Pancake v. Cull

338 S.W.2d 391
CourtCourt of Appeals of Kentucky
DecidedSeptember 16, 1960
StatusPublished
Cited by5 cases

This text of 338 S.W.2d 391 (Pancake v. Cull) is published on Counsel Stack Legal Research, covering Court of Appeals of Kentucky primary law. Counsel Stack provides free access to over 12 million legal documents including statutes, case law, regulations, and constitutions.

Bluebook
Pancake v. Cull, 338 S.W.2d 391 (Ky. Ct. App. 1960).

Opinion

CULLEN, Commissioner.

Lindsey T. Cull recovered judgment upon a jury verdict against Robert Pancake, in the amount of $1,500, for personal injuries sustained when he was struck by an automobile owned by Pancake and being driven by one George Merle. On his motion for an appeal Pancake’s principal contention is that he was entitled to a directed verdict, and to judgment notwithstanding the verdict, because as a matter of law Merle was an independent contractor and not Pancake’s agent in driving the automobile.

Pancake had arranged with Merle for the latter to reline the brakes on the automobile, at a price of $2 per wheel. Merle was a sort of free lance mechanic, with no established place of business. He undertook to do the work in an alley behind Pancake’s place of business. During the course of the work he discovered that it would be necessary to replace one brake drum, and he so notified Pancake, who told him to purchase it and he would pay for it. After completing the job of relining the brakes, including installation of the new drum, M.erle drove the automobile to his own home where he left his tools, and on his'way back to Pancake’s place of business the brakes suddenly failed (apparently as the result of the breach of a seal in a brake cylinder). Merle turned the automobile against the curb in an effort to stop it, and it struck another car parked at the curb, which was raised on a bumper jack and underneath which Cull was working. The latter car was knocked off the jack, thus causing Cull’s injuries.

In the great majority of cases involving negligent operation of a car by a garageman or mechanic in connection with the work for which it has been placed in his custody (including operation for testing purposes), the courts have held the owner not liable.
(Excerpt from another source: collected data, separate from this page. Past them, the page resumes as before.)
__global__ void __launch_bounds__(256)
k_seed_max(const int32_t* __restrict__ seg_base, const int32_t* __restrict__ seg_count,
           const float* __restrict__ sigma, const float* __restrict__ dsigma,
           const float* __restrict__ drgb, uint32_t* __restrict__ mbits) {
    const int k = blockIdx.y;
    const int64_t base = seg_base[k], n = seg_count[k];
    float mx = 0.f;
    for (int64_t i = (int64_t)blockIdx.x * blockDim.x + threadIdx.x; i < n;
         i += (int64_t)gridDim.x * blockDim.x) {
        const int64_t s = base + i;
        mx = fmaxf(mx, fabsf(dsigma[s] * sigma[s]));
        mx = fmaxf(mx, fmaxf(fabsf(drgb[3 * s]), fmaxf(fabsf(drgb[3 * s + 1]), fabsf(drgb[3 * s + 2]))));
    }
    mx = rn_wave_max(mx);
    if (rn_lane() == 0 && mx > 0.f && isfinite(mx)) atomicMax(mbits, __float_as_uint(mx));
}

__global__ void k_seed_scale(const uint32_t* __restrict__ mbits, float* __restrict__ scale) {
// ... 788 lines not shown
            RN_CHECK_LAUNCH();
            return 0;
        }
    }
    if (fx_mode == 5) {
        k_field_bwd_merged<CACHE_READ, false, 5><<<blocks, blk, 0, st>>>(a, m, G, F);
    } else if (fx_mode == 4) {
        k_field_bwd_merged<CACHE_READ, false, 4><<<blocks, blk, 0, st>>>(a, m, G, F);
    } else if (fx_mode == 2) {
        k_field_bwd_merged<CACHE_READ, false, 2><<<blocks, blk, 0, st>>>(a, m, G, F);
    } else if (fx_mode == 3) {
        k_field_bwd_merged<CACHE_READ, false, 3><<<blocks, blk, 0, st>>>(a, m, G, F);
    } else if (igrad_lo) {
        if (feat_cache) k_field_bwd_merged<CACHE_READ, false, 1><<<blocks, blk, 0, st>>>(a, m, G, F);
        else k_field_bwd_merged<CACHE_NONE, false, 1><<<blocks, blk, 0, st>>>(a, m, G, F);
    } else {
        if (feat_cache) k_field_bwd_merged<CACHE_READ, false, 0><<<blocks, blk, 0, st>>>(a, m, G, F);
        else k_field_bwd_merged<CACHE_NONE, false, 0><<<blocks, blk, 0, st>>>(a, m, G, F);
    }
    RN_CHECK_LAUNCH();
    return 0;
}

int rn_field_fwd_merged(const float* ts, const int32_t* ray_of, const float* rays_o,
                        const float* rays_d, const int32_t* seg_base, const int32_t* seg_count,
                        const int32_t* chunk_desc, int32_t* queue,
                        int64_t n_rays, int32_t n_models, const void* grid_f16,
                        const uint32_t* level_offset, const uint32_t* level_hsize,
                        const uint32_t* level_res, const float* level_scale,
                        const float* xyz_min, const float* extent, const void* frags,
                        float* sigma, float* rgb, void* feat_cache, const int32_t* mstart,
                        const int32_t* perm, int32_t blocks, int32_t threads, void* stream) {
    RN_CHECK_ARG(n_rays >= 1 && n_models >= 1 && n_models <= FM_KMAX && blocks >= 1,
                 "bad sizes (n_models <= 8)");
    RN_CHECK_ARG(threads >= 64 && threads <= 1024 && threads % 64 == 0, "threads: 64..1024, waves");
    RN_CHECK_ARG(ts && ray_of && rays_o && rays_d && seg_base && seg_count &&
                 chunk_desc && queue && grid_f16 && level_offset && level_hsize && level_res &&
                 level_scale && xyz_min && extent && frags && sigma && rgb, "null pointer");
    RN_CHECK_ARG(!(mstart || perm) || (mstart && perm && feat_cache),
                 "merged-order encoding needs mstart, perm and the encoding cache");
    FieldArgs a{};
    fill_args(a, xyz_min, extent, level_offset, level_hsize, level_res, level_scale);
    a.dbg = rn_dbg(g_field_dbg);
    a.grid = (const rn_half*)grid_f16; a.frags = (const rn_half*)frags;
    a.sigma = sigma; a.rgb = rgb; a.feat = (rn_half*)feat_cache;
    a.ts = ts; a.ray_of = ray_of; a.rays_o = rays_o; a.rays_d = rays_d;
    a.seg_base = seg_base; a.seg_count = seg_count;
    MergeArgs m{};
    m.desc = chunk_desc; m.queue = queue;
    m.mstart = mstart; m.perm = perm;
    m.n_rays = (int)n_rays; m.n_models = n_models;
    const bool gw = n_models > FM_LDS_K;
    const size_t lds = gw ? 0 : (size_t)n_models * FIELD_FWD_FRAGS * RN_FRAG_BYTES;
    hipStream_t st = (hipStream_t)stream;
    if (hipMemsetAsync(queue + 2, 0, sizeof(int32_t), st) != hipSuccess) {
        rn_set_error("%s: ticket reset failed", __func__);
        return 2;
    }
#define RN_FM_LAUNCH(C, E)                                                                     \
    do {                                                                                       \
        if (gw) k_field_fwd_merged<C, E, true><<<blocks, threads, 0, st>>>(a, m);              \
        else k_field_fwd_merged<C, E, false><<<blocks, threads, lds, st>>>(a, m);              \
    } while (0)
    if (mstart) RN_FM_LAUNCH(CACHE_WRITE, true);
    else if (feat_cache) RN_FM_LAUNCH(CACHE_WRITE, false);
    else RN_FM_LAUNCH(CACHE_NONE, false);
#undef RN_FM_LAUNCH
    RN_CHECK_LAUNCH();
    return 0;
}
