__global__ void sine_tables_kernel(float *__restrict__ Xt, float *__restrict__ Yt, const float *__restrict__ T, const float *__restrict__ sin_tab, SineTabParams S,
	const float *__restrict__ origins = nullptr, unsigned nux = 0, size_t xstride = 0, size_t ystride = 0)
{
	unsigned const i = blockIdx.x*blockDim.x + threadIdx.x, k = blockIdx.y;
	bool const is_y = origins ? (blockIdx.z >= nux) : (blockIdx.z != 0);
	if (origins) {
		if (is_y) {S.my0 = __ldg(origins + blockIdx.z); Yt += (size_t)(blockIdx.z - nux)*ystride;}
		else      {S.mx0 = __ldg(origins + blockIdx.z); Xt += (size_t)blockIdx.z*xstride;}
	}
	unsigned const n = is_y ? S.ny : S.nx;
	if (i >= n) return;
	if (k == F_TABLE) {
		if (!S.sine_on) return;
		if (!is_y) {Xt[(size_t)k*S.xpitch + i] = S.sm_scale*cosf_lut(sin_tab, ((float)i*S.dx + S.mx0)*S.dx_inv*S.sm_freq);}
		else       {Yt[(size_t)k*S.ypitch + i] = cosf_lut(sin_tab, ((float)i*S.dy + S.my0)*S.dy_inv*S.sm_freq);}
		return;
	}
	if ((int)k < S.start) return;
	float const *s = T + 5*k;
	if (!is_y) {
		float const x_mult = S.msx*s[4];
		float const x_const = S.ms2*s[4] + s[2] + x_mult*S.mx0;
		float const xmdx = x_mult*S.dx;
		Xt[(size_t)k*S.xpitch + i] = sinf_lut(sin_tab, xmdx*(float)i + x_const);
	}
	else {
		float const y_mult = S.msy*s[3], y_scale = S.mesh_scale_z_inv*s[0];
		float const y_const = S.ms2*s[3] + s[1] + y_mult*S.my0;
		float const ymdy = y_mult*S.dy;
		Yt[(size_t)k*S.ypitch + i] = y_scale*sinf_lut(sin_tab, ymdy*(float)i + y_const);
	}
}

constexpr int ST = 64;
constexpr int SK = 45;

__global__ void __launch_bounds__(256)
sine_grid_kernel(float *__restrict__ out, unsigned nx, unsigned ny, const float *__restrict__ Xt, const float *__restrict__ Yt,
	unsigned xpitch, unsigned ypitch, int start_ix, PostParams P, float mx0, float my0, const float *__restrict__ sin_tab, unsigned *__restrict__ mm, unsigned y_off,
	const uint2 *__restrict__ tile_tabs = nullptr, const float2 *__restrict__ tile_origins = nullptr, size_t xstride = 0, size_t ystride = 0,
	const unsigned *__restrict__ tile_perm = nullptr)
{
	__shared__ float Xs[SK][ST], Ys[SK][ST];
	if (tile_tabs) {
		unsigned const tz = tile_perm ? __ldg(tile_perm + blockIdx.z) : blockIdx.z;
		uint2 const tt = __ldg(tile_tabs + tz);
		float2 const o = __ldg(tile_origins + tz);
		Xt += (size_t)tt.x*xstride; Yt += (size_t)tt.y*ystride; mx0 = o.x; my0 = o.y;
		out += (size_t)blockIdx.z*nx*ny;
		if (mm) {mm += 2*(size_t)blockIdx.z;}
	}
	unsigned const x_base = blockIdx.x*ST, y_base = y_off + blockIdx.y*ST;
	int const tid = threadIdx.x, tx = tid & 15, ty = tid >> 4;
	float2 acc2[4][2];
#pragma unroll
	for (int a = 0; a < 4; ++a) {acc2[a][0] = make_float2(0.0f, 0.0f); acc2[a][1] = make_float2(0.0f, 0.0f);}
	for (int k0 = start_ix; k0 < F_TABLE; k0 += SK) {
		int const kn = min(SK, F_TABLE - k0);
		__syncthreads();
		for (int e = tid; e < kn*ST; e += 256) {
			int const kk = e / ST, c = e % ST;
			unsigned const gx = x_base + c, gy = y_base + c;
			Xs[kk][c] = (gx < nx) ? __ldg(Xt + (size_t)(k0 + kk)*xpitch + gx) : 0.0f;
			Ys[kk][c] = (gy < ny) ? __ldg(Yt + (size_t)(k0 + kk)*ypitch + gy) : 0.0f;
		}
		__syncthreads();
#pragma unroll 5
		for (int kk = 0; kk < kn; ++kk) {
			float xv[4];
#pragma unroll
			for (int b = 0; b < 4; ++b) {xv[b] = Xs[kk][tx + 16*b];}
			float4 const yv4 = *reinterpret_cast<const float4 *>(&Ys[kk][ty*4]);
			float const yv[4] = {yv4.x, yv4.y, yv4.z, yv4.w};
			float2 const x01 = make_float2(xv[0], xv[1]), x23 = make_float2(xv[2], xv[3]);
#pragma unroll
			for (int a = 0; a < 4; ++a) {
				float2 const ya = twn2::splat(yv[a]);
				acc2[a][0] = twn2::add2(twn2::mul2(x01, ya), acc2[a][0]);
				acc2[a][1] = twn2::add2(twn2::mul2(x23, ya), acc2[a][1]);
			}
		}
	}
	float vmin = INFINITY, vmax = -INFINITY;
#pragma unroll
	for (int a = 0; a < 4; ++a) {
		unsigned const y = y_base + ty*4 + a;
		if (y >= ny) continue;
		float const smy = (P.enable_glaciate && P.sine_on) ? __ldg(Yt + (size_t)F_TABLE*ypitch + y) : 0.0f;
#pragma unroll
		for (int b = 0; b < 4; ++b) {
			unsigned const x = x_base + tx + 16*b;
			if (x >= nx) continue;
			float z = (b & 1) ? ((b >> 1) ? acc2[a][1].y : acc2[a][0].y) : ((b >> 1) ? acc2[a][1].x : acc2[a][0].x);
			if (P.shape == 1) {z = (float)((double)fabsf(z) - 2.0);}
			else if (P.shape == 2) {z = (float)(3.5 - (double)fabsf(z));}
			if (P.need_postproc) {z = postproc_noise_zval(z, P.h);}
			float const smx = (P.enable_glaciate && P.sine_on) ? __ldg(Xt + (size_t)F_TABLE*xpitch + x) : 0.0f;
			float cx = 0.0f, cy = 0.0f;
			if (P.volcano_on) {cx = ((float)x*P.mdx + mx0)*P.dx_inv; cy = ((float)y*P.mdy + my0)*P.dy_inv;}
			z = glaciate_and_bias(z, smx, smy, cx, cy, P, sin_tab);
			out[(size_t)y*nx + x] = z;
			vmin = fminf(vmin, z); vmax = fmaxf(vmax, z);
		}
	}
	if (mm) {block_minmax(vmin, vmax, mm);}
}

This is on the theory that the garageman or mechanic becomes the bailee of the car as an independent contractor, since the owner is concerned only with the results of the work and not with the detailed manner in which it is carried out. Annotation, 35 A.L.R.2d 804. The fact that the mechanic does not have a regular place of business does not change the result, Yearwood v. Peabody, 45 Ga.App. 451, 164 S.E. 901, nor does the fact that the work is done on the premises of the owner of the car, Woodcock v. Sartle, 84 Misc. 488, 146 N.Y.S. 540.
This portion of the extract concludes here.